O artigo Aids, Antiretrovirals, Brazil and the International Politics of Global Health, 1996–2008, publicado na revista Social History of Medicine (Oxford University Press), destaca o protagonismo do país na política global da Aids em meados dos anos 1990 até a primeira década do século 21. No mês em que se celebra o Dia Internacional de Luta Contra a Aids, em 1º de dezembro, Lopes alerta, porém, para as ameaças às conquistas das últimas décadas. “Para que os avanços não sejam perdidos, as políticas voltadas para o combate ao HIV/Aids devem ser encaradas como políticas de Estado e não de governo. Por isso, é importante defender os ideais de saúde como direito, seguindo a Constituição Federal”. A data foi instituída pela Organização Mundial da Saúde (OMS), no fim da década de 1980, para reforçar a solidariedade, a tolerância e a compreensão com as pessoas infectadas pelo HIV.

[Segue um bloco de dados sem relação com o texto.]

# megapose6d/megapose6d

Measured on AMD Instinct MI355X. Metric: pose-hypotheses/sec (render+coarse+refine), 640×480, megapose-1.0-RGB, higher is better.
Workload: dtype f32 (results of fp32 arithmetic; the convolutions' multiplications run on the bf16 MFMA as EXACT piece products of the fp32 operands, fp32 accumulate)

## Files before the change

### include/mp_engine.h

```cpp
#ifndef MP_ENGINE_H
#define MP_ENGINE_H

#include <stddef.h>
#include <stdint.h>

#ifdef __cplusplus
extern "C" {
#endif

typedef void* mp_stream;

#define MP_OK 0
#define MP_ERR_INVALID (-22)
#define MP_ERR_NOMEM (-12)
#define MP_ERR_HIP (-5)

int mp_version(void);
const char* mp_last_error(void);
int mp_profile_begin(void);
int mp_profile_end(void);
int mp_profile_active(void);
int mp_profile_query(int idx, char* name, int name_len, int64_t* launches, double* total_ms, double* total_flops,
                     double* total_bytes);
int mp_profile_query_ex(int idx, char* name, int name_len, int64_t* launches, double* total_ms, double* total_flops,
// ... 110 lines not shown
const char* mp_conv2d_kernel_name(const mp_conv_desc* desc);

size_t mp_conv_bf16x9_packed_bytes(int Cin_p, int Cout, int KH, int KW);
int mp_conv_bf16x9_pack_weights(const float* h_w_oihw, int Cout, int Cin, int KH, int KW, int Cin_p, const float* h_scale ,
                                void* h_packed);
int mp_conv2d_bf16x9_nhwc(const mp_conv_desc* desc, const void* d_w_pieces, mp_stream stream);

size_t mp_conv_wino_packed_floats(int Cin_p, int Cout);
int mp_conv_wino_pack_weights(const float* h_w_oi33, int Cout, int Cin, int Cin_p, const float* h_scale , float* h_packed);
int mp_conv_wino_eligible(const mp_conv_desc* desc, int n_cu);
int mp_conv3x3_wino_nhwc(const mp_conv_desc* desc, const float* d_u, mp_stream stream);

size_t mp_conv_wino_bf16_packed_bytes(int Cin_p, int Cout);
int mp_conv_wino_bf16_pack_weights(const float* h_w_oi33, int Cout, int Cin, int Cin_p, const float* h_scale , void* h_packed);
int mp_conv3x3_wino_bf16_nhwc(const mp_conv_desc* desc, const void* d_u_pieces, mp_stream stream);

int mp_xrec_elements(int n_f32, int n_u8);
int mp_conv_stem_supported(int KS, int n_f32, int n_u8);
size_t mp_conv_stem_packed_bytes(int KS, int n_f32, int n_u8, int Cout);
int mp_conv_stem_pack_weights(const float* h_w_oihw, int Cout, int Cin, int KS, int n_f32, const float* h_scale ,
                              void* h_packed);
int mp_conv_stem_pack_weights_mask(const float* h_w_oihw, int Cout, int Cin, int KS, uint32_t f32_mask, const float* h_scale,
                                   void* h_packed);
int mp_conv_stem_xrec(const mp_conv_desc* desc, const void* d_packed, int n_f32, mp_stream stream);
int mp_conv_stem_xrec_pool(const mp_conv_desc* desc, const void* d_packed, int n_f32, float* d_ypool, int pool_border, mp_stream stream);

int mp_conv_stem_sparse_chunks(int KS, int n_f32, int n_u8);
size_t mp_conv_stem_sparse_packed_bytes(int KS, int n_f32, int n_u8, int Cout);
int mp_conv_stem_pack_weights_sparse(const float* h_w_oihw, int Cout, int Cin, int KS, int n_f32, const float* h_scale, void* h_packed);
int mp_conv_stem_xrec_sparse(const mp_conv_desc* desc, const void* d_packed, const void* d_packed_sparse, int n_f32,
// ... 151 lines not shown
```

### megapose6d_amd/_lib.py

```python
from __future__ import annotations

import ctypes as C
import os
from pathlib import Path

_HERE = Path(__file__).resolve().parent
LIB_PATH = _HERE / "libmp_engine.so"


class EngineError(RuntimeError):
    pass


class MeshDesc(C.Structure):
    _fields_ = [
        ("h_vertices", C.c_void_p),
        ("h_normals", C.c_void_p),
        ("h_colors", C.c_void_p),
        ("h_faces", C.c_void_p),
        ("n_vertices", C.c_int32),
        ("n_faces", C.c_int32),
    ]


# ... 85 lines not shown
    "mp_conv_pack_weights": (_i, [_vp, _i, _i, _i, _i, _i, _vp, _vp]),
    "mp_conv2d_nhwc": (_i, [C.POINTER(ConvDesc), _vp]),
    "mp_conv2d_plan": (_i, [C.POINTER(ConvDesc), _i, C.POINTER(C.c_int32)]),
    "mp_conv_bf16x9_packed_bytes": (_sz, [_i, _i, _i, _i]),
    "mp_conv_bf16x9_pack_weights": (_i, [_vp, _i, _i, _i, _i, _i, _vp, _vp]),
    "mp_conv2d_bf16x9_nhwc": (_i, [C.POINTER(ConvDesc), _vp, _vp]),
    "mp_conv2d_kernel_name": (C.c_char_p, [C.POINTER(ConvDesc)]),
    "mp_conv_wino_packed_floats": (_sz, [_i, _i]),
    "mp_conv_wino_pack_weights": (_i, [_vp, _i, _i, _i, _vp, _vp]),
    "mp_conv_wino_eligible": (_i, [C.POINTER(ConvDesc), _i]),
    "mp_conv3x3_wino_nhwc": (_i, [C.POINTER(ConvDesc), _vp, _vp]),
    "mp_conv_wino_stats": (_i, [C.POINTER(C.c_double), C.POINTER(C.c_double), _i]),
    "mp_conv_wino_bf16_packed_bytes": (_sz, [_i, _i]),
    "mp_conv_wino_bf16_pack_weights": (_i, [_vp, _i, _i, _i, _vp, _vp]),
    "mp_conv3x3_wino_bf16_nhwc": (_i, [C.POINTER(ConvDesc), _vp, _vp]),
    "mp_conv_wino_bf16_stats": (_i, [C.POINTER(C.c_double), C.POINTER(C.c_double), _i]),
    "mp_conv_wino_bf16_clock": (_i, [C.POINTER(C.c_double), C.POINTER(C.c_double), _i]),
    "mp_conv_wino_bf16_phases": (_i, [C.POINTER(C.c_double), C.POINTER(C.c_double)]),
    "mp_conv_wino_bf16_telemetry": (_i, [_i]),
    "mp_xrec_elements": (_i, [_i, _i]),
    "mp_conv_stem_supported": (_i, [_i, _i, _i]),
    "mp_conv_stem_packed_bytes": (_sz, [_i, _i, _i, _i]),
    "mp_conv_stem_pack_weights": (_i, [_vp, _i, _i, _i, _i, _vp, _vp]),
    "mp_conv_stem_pack_weights_mask": (_i, [_vp, _i, _i, _i, _u32, _vp, _vp]),
    "mp_conv_stem_sparse_chunks": (_i, [_i, _i, _i]),
    "mp_conv_stem_sparse_packed_bytes": (_sz, [_i, _i, _i, _i]),
    "mp_conv_stem_pack_weights_sparse": (_i, [_vp, _i, _i, _i, _i, _vp, _vp]),
    "mp_conv_stem_xrec_sparse": (_i, [C.POINTER(ConvDesc), _vp, _vp, _i, _vp, _vp, _i, _vp]),
    "mp_conv_stem_bg_stats": (_i, [C.POINTER(C.c_double), C.POINTER(C.c_double), _i]),
    "mp_conv_stem_xrec": (_i, [C.POINTER(ConvDesc), _vp, _i, _vp]),
# ... 81 lines not shown
```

Nesta entrevista, os historiadores da COC falam sobre o artigo e discutem o atual cenário de enfraqueciemento das políticas públicas para o tema. Gabriel Lopes, que é bolsista de pós-doutorado do Programa de Pós-Graduação em História das Ciências e da Saúde da COC, critica o que chamou de ‘moralização da Aids’. “O movimento conservador, muitas vezes, relaciona a Aids a práticas consideradas impuras ou a comportamentos não desejáveis. Estes setores têm assumido um papel importante nesta ‘moralização’, tornando a questão mais complexa e obscura”, ressaltou.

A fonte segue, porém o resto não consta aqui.